Je suis native de La Malbaie, dans Charlevoix. Dernière d’une belle famille de cinq enfants ayant eu la chance d’avoir une maman à la maison, des étés au chalet au bord du lac et en ski l’hiver au Mont Grand-Fonds. Dernière d’une famille de cinq, mais élevée comme une enfant unique puisque mes frère et sœurs étaient tous très rapprochés en âge et sont partis étudier « à l’extérieur » comme on disait, ce qui fait qu’en fin de primaire, j’étais seule encore à la maison à temps plein avec papa et maman.

C’est sûr que j’ai eu une relation différente avec eux, plus gâtée, plus fusionnelle. Jeune adulte, j’ai voyagé avec eux un peu partout au Québec, et une fois mariée, on a continué de les amener avec nous dans nos petits voyages. Depuis la fin des années 80 que mon père ou ma mère m’appelle chaque jour, à la maison ou au bureau, pour savoir comment je vais, ce que je fais, et, depuis une quinzaine d’années, pour savoir comment vont les enfants. Et presque chaque appel se termine par la sempiternelle question : « quand est-ce que tu viens (ou que vous venez) nous voir ? ». Chaque fois, je me sens comme mal en répondant que je vais y aller très bientôt. Et on y est allés, souvent.  Et on y va encore, régulièrement.  Mais ce n’est jamais assez.  Ni assez vite, ni assez souvent, ni assez longtemps.

Depuis trois ans, leur mémoire commence à avoir de sérieuses ratées. L’Alzheimer s’installe avec eux, dans la maison qu’ils occupent depuis 1957, là où rien n’a bougé, là ou les lacets de rechange sont toujours, allez savoir pourquoi, dans le tiroir de la pharmacie dans la salle de lavage. À eux deux, ils totalisent tout près de 168 ans et leur vitesse leur convient parfaitement. En fait, même si on sait qu’ils devraient être déplacés dans un endroit plus approprié à leur condition, on sait aussi que changer leur environnement les tuerait à petit feu.

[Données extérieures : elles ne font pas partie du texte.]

@@ -75,7 +79,7 @@
     o.trL = o.trU = false;
     o.saveU = nullptr;
     o.Bg = nullptr; o.oYB = nullptr; o.xsol = nullptr;
-    o.GA = o.GB = o.ga = o.gb = nullptr; o.sgnL = o.sgnU = 1.0; o.nD = o.nr = nullptr;
+    o.GA = o.GB = nullptr; o.sgnL = o.sgnU = 1.0; o.nD = o.nr = nullptr; o.imgD = o.imgR = false;
     o.saveL = nullptr; o.pinned = false; o.gLL = o.gUU = o.gUL = false;
     if (which >= 2) {
         const PcrPlan &P = which == 3 ? d.spcr : d.pcr;
@@ -132,13 +136,14 @@
     const PcrPlan &P = which == 3 ? d.spcr : d.pcr;
     const PcrFused &F = which == 3 ? d.spcrf : d.pcrf;
     const BcrLevel &B = which == 3 ? d.slev[0] : d.lev[P.level];
-    const size_t blk = (size_t)BD * BD;
+    const size_t blk = (size_t)BD * BD, isym = PCR_IMG_SYM, ifull = PCR_IMG_FULL;
     const int s = 1 << lev, h = s >> 1, last = B.n - 1, e = bx;
     const int lo = P.pin0 ? 1 : 0, hi = P.pin1 ? last - 1 : last;
     o.saveU = o.saveL = nullptr; o.Bg = nullptr; o.oYB = nullptr; o.xsol = nullptr;
     o.oYL = o.oYU = nullptr;
-    o.GA = o.GB = o.ga = o.gb = nullptr;
+    o.GA = o.GB = nullptr;
     o.nD = o.nr = nullptr;
+    o.imgD = lev >= 2; o.imgR = lev >= 1;
     o.pinned = e < lo || e > hi;
     const bool pinned_chain = P.pin0 || P.pin1;
     o.hasL = e >= 1 && (e - s >= 0 || P.pin0);
@@ -156,17 +161,18 @@
         o.trL = o.trU = (e & 1) == 0;
     } else {
         const int set = (lev - 1) & 1, prev = e - h, next = e + h;
-        o.Dg = lev == 1 ? B.D + e * blk : F.Dpp[(lev - 1) & 1] + e * blk;
-        o.rin = lev == 1 ? B.r + (size_t)e * BD : F.rpp[(lev - 1) & 1] + (size_t)e * BD;
-        if (prev >= lo) { o.GA = F.GUU[set] + prev * blk; o.ga = F.gU[set] + (size_t)prev * BD; }
-        if (next <= hi) { o.GB = F.GLL[set] + next * blk; o.gb = F.gL[set] + (size_t)next * BD; }
-        if (o.hasL) { if (prev >= lo) { o.Lg = F.GUL[set] + prev * blk; o.sgnL = -1.0; } else o.Lg = F.Lkeep + e * blk; }
-        if (o.hasU) { if (next <= hi) { o.Ug = F.GULT[set] + next * blk; o.sgnU = -1.0; } else o.Ug = F.Ukeep + e * blk; }
-        if (!top) { o.nD = F.Dpp[lev & 1] + e * blk; o.nr = F.rpp[lev & 1] + (size_t)e * BD; }
+        o.Lg = o.Ug = F.GUL[set] + e * ifull;
+        o.Dg = lev == 1 ? B.D + e * blk : F.Dpp[(lev - 1) & 1] + e * isym;
+        o.rin = B.r + (size_t)e * BD;
+        if (prev >= lo) o.GA = F.GUU[set] + prev * isym;
+        if (next <= hi) o.GB = F.GLL[set] + next * isym;
+        if (o.hasL) { if (prev >= lo) { o.Lg = F.GUL[set] + prev * ifull; o.sgnL = -1.0; } else o.Lg = F.Lkeep + e * ifull; }
+        if (o.hasU) { if (next <= hi) { o.Ug = F.GULT[set] + next * ifull; o.sgnU = -1.0; } else o.Ug = F.Ukeep + e * ifull; }
+        if (!top) o.nD = F.Dpp[lev & 1] + e * isym;
     }
     if (pinned_chain && !top) {
-        if (o.hasL && e - s < lo && o.Lg != F.Lkeep + e * blk) o.saveL = F.Lkeep + e * blk;
-        if (o.hasU && e + s > hi && o.Ug != F.Ukeep + e * blk) o.saveU = F.Ukeep + e * blk;
+        if (o.hasL && e - s < lo && o.Lg != F.Lkeep + e * ifull) o.saveL = F.Lkeep + e * ifull;
+        if (o.hasU && e + s > hi && o.Ug != F.Ukeep + e * ifull) o.saveU = F.Ukeep + e * ifull;
     }
     o.gLL = o.hasL && e - s >= 0 && !top;
     o.gUU = o.hasU && e + s <= last && !top;
@@ -185,10 +191,21 @@
         }
     }
     const int oset = lev & 1;
-    o.oGLL = F.GLL[oset] + e * blk; o.oGUU = F.GUU[oset] + e * blk;
-    o.oGUL = F.GUL[oset] + e * blk; o.oGULT = F.GULT[oset] + e * blk;
-    o.ogL = F.gL[oset] + (size_t)e * BD; o.ogU = F.gU[oset] + (size_t)e * BD;
-}
+    o.oGLL = F.GLL[oset] + e * isym; o.oGUU = F.GUU[oset] + e * isym;
+    o.oGUL = F.GUL[oset] + e * ifull; o.oGULT = F.GULT[oset] + e * ifull;
+}
+
+static __device__ __forceinline__ mf_d4 img_load(const double *base, int tile, int lane) {
+    const double2 *p = reinterpret_cast<const double2 *>(base) + tile * (PCR_IMG_TILE / 2) + lane;
+    const double2 a = p[0], b = p[64];
+    return mf_d4{a.x, a.y, b.x, b.y};
+}
+static __device__ __forceinline__ void img_store(double *base, int tile, int lane, const mf_d4 &v) {
+    double2 *p = reinterpret_cast<double2 *>(base) + tile * (PCR_IMG_TILE / 2) + lane;
+    p[0] = make_double2(v[0], v[1]);
+    p[64] = make_double2(v[2], v[3]);
+}
+static __device__ __forceinline__ int img_sym_tile(int ti, int tj) { return (ti == 4 ? 14 : ti == 3 ? 12 : ti == 2 ? 9 : ti == 1 ? 5 : 0) + tj - ti; }
 
 struct FactorLds {
     double P[NDT][4][64], Q[NDT][4][64];
@@ -257,6 +274,7 @@
     }
     __syncthreads();
     MF_STAMP(0);
+    MF_WG_STAMP(6);
 
     mf_d4 dt[NDT], d00, rt[NRA][NDT];
     {
@@ -279,25 +297,37 @@
         if (HAS_D && MODE) {
             const bool isD = colD < BD, isR = colD == BD;
             const long rstride = isD ? BD : 1, off0 = isD ? offD : g;
-            const double *b0 = isD ? o.Dg : o.rin, *b1 = isD ? o.GA : o.ga, *b2 = isD ? o.GB : o.gb;
+            const double *b0 = isD ? o.Dg : o.rin;
             const bool act = isD || isR;
-            mf_d4 x1[NDT], x2[NDT], y1, y2;
-#pragma unroll
-            for (int q = 0; q < 4; ++q) {
-                d00[q] = (w == 0) ? o.Dg[(4 * q + g) * BD + j] : 0.0;
-                y1[q] = (w == 0 && o.GA) ? o.GA[(4 * q + g) * BD + j] : 0.0;
-                y2[q] = (w == 0 && o.GB) ? o.GB[(4 * q + g) * BD + j] : 0.0;
-            }
-#pragma unroll
-            for (int k = 0; k < NDT; ++k)
-#pragma unroll
-                for (int q = 0; q < 4; ++q) {
-                    const bool in = (k < 4 || q < 2) && k <= dj && act;
-                    const long off = off0 + (16 * k + 4 * q) * rstride;
-                    dt[k][q] = in ? b0[off] : 0.0;
-                    x1[k][q] = (in && b1) ? b1[off] : 0.0;
-                    x2[k][q] = (in && b2) ? b2[off] : 0.0;
+            const mf_d4 zero4 = mf_d4{0.0, 0.0, 0.0, 0.0};
+            mf_d4 x1[NDT], x2[NDT], y1 = zero4, y2 = zero4;
+            d00 = zero4;
+            if (w == 0) {
+                if (o.imgD) d00 = img_load(o.Dg, 0, lane);
+                else {
+#pragma unroll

On en parle entre frère et sœurs, on constate leur état, on admet le problème, mais on ne veut comme pas trop les brusquer, leur enlever leur petit univers où ils cocoonent si bien ensemble.  Et ils peuvent toujours appeler. Et ils le font. Ils m’appellent maintenant chaque jour chacun et plus d’une fois. Me posent en général toujours les mêmes questions. Oublient mes réponses. Reposent. Oublient la date, les événements récents, les noms et l’âge des enfants, mais disent « je t’aime » et posent toujours et encore la même question en fin de conversation : « quand est-ce que vous venez nous voir ?» et on y va, même si le lendemain ou le jour daprès, ils auront oublié notre visite. J’y vais parce que je regrette de ne pas y être allée plus souvent, avant que le monde s’arrête pour eux, là-bas; pendant que j’étais occupée à vivre ma vie ici.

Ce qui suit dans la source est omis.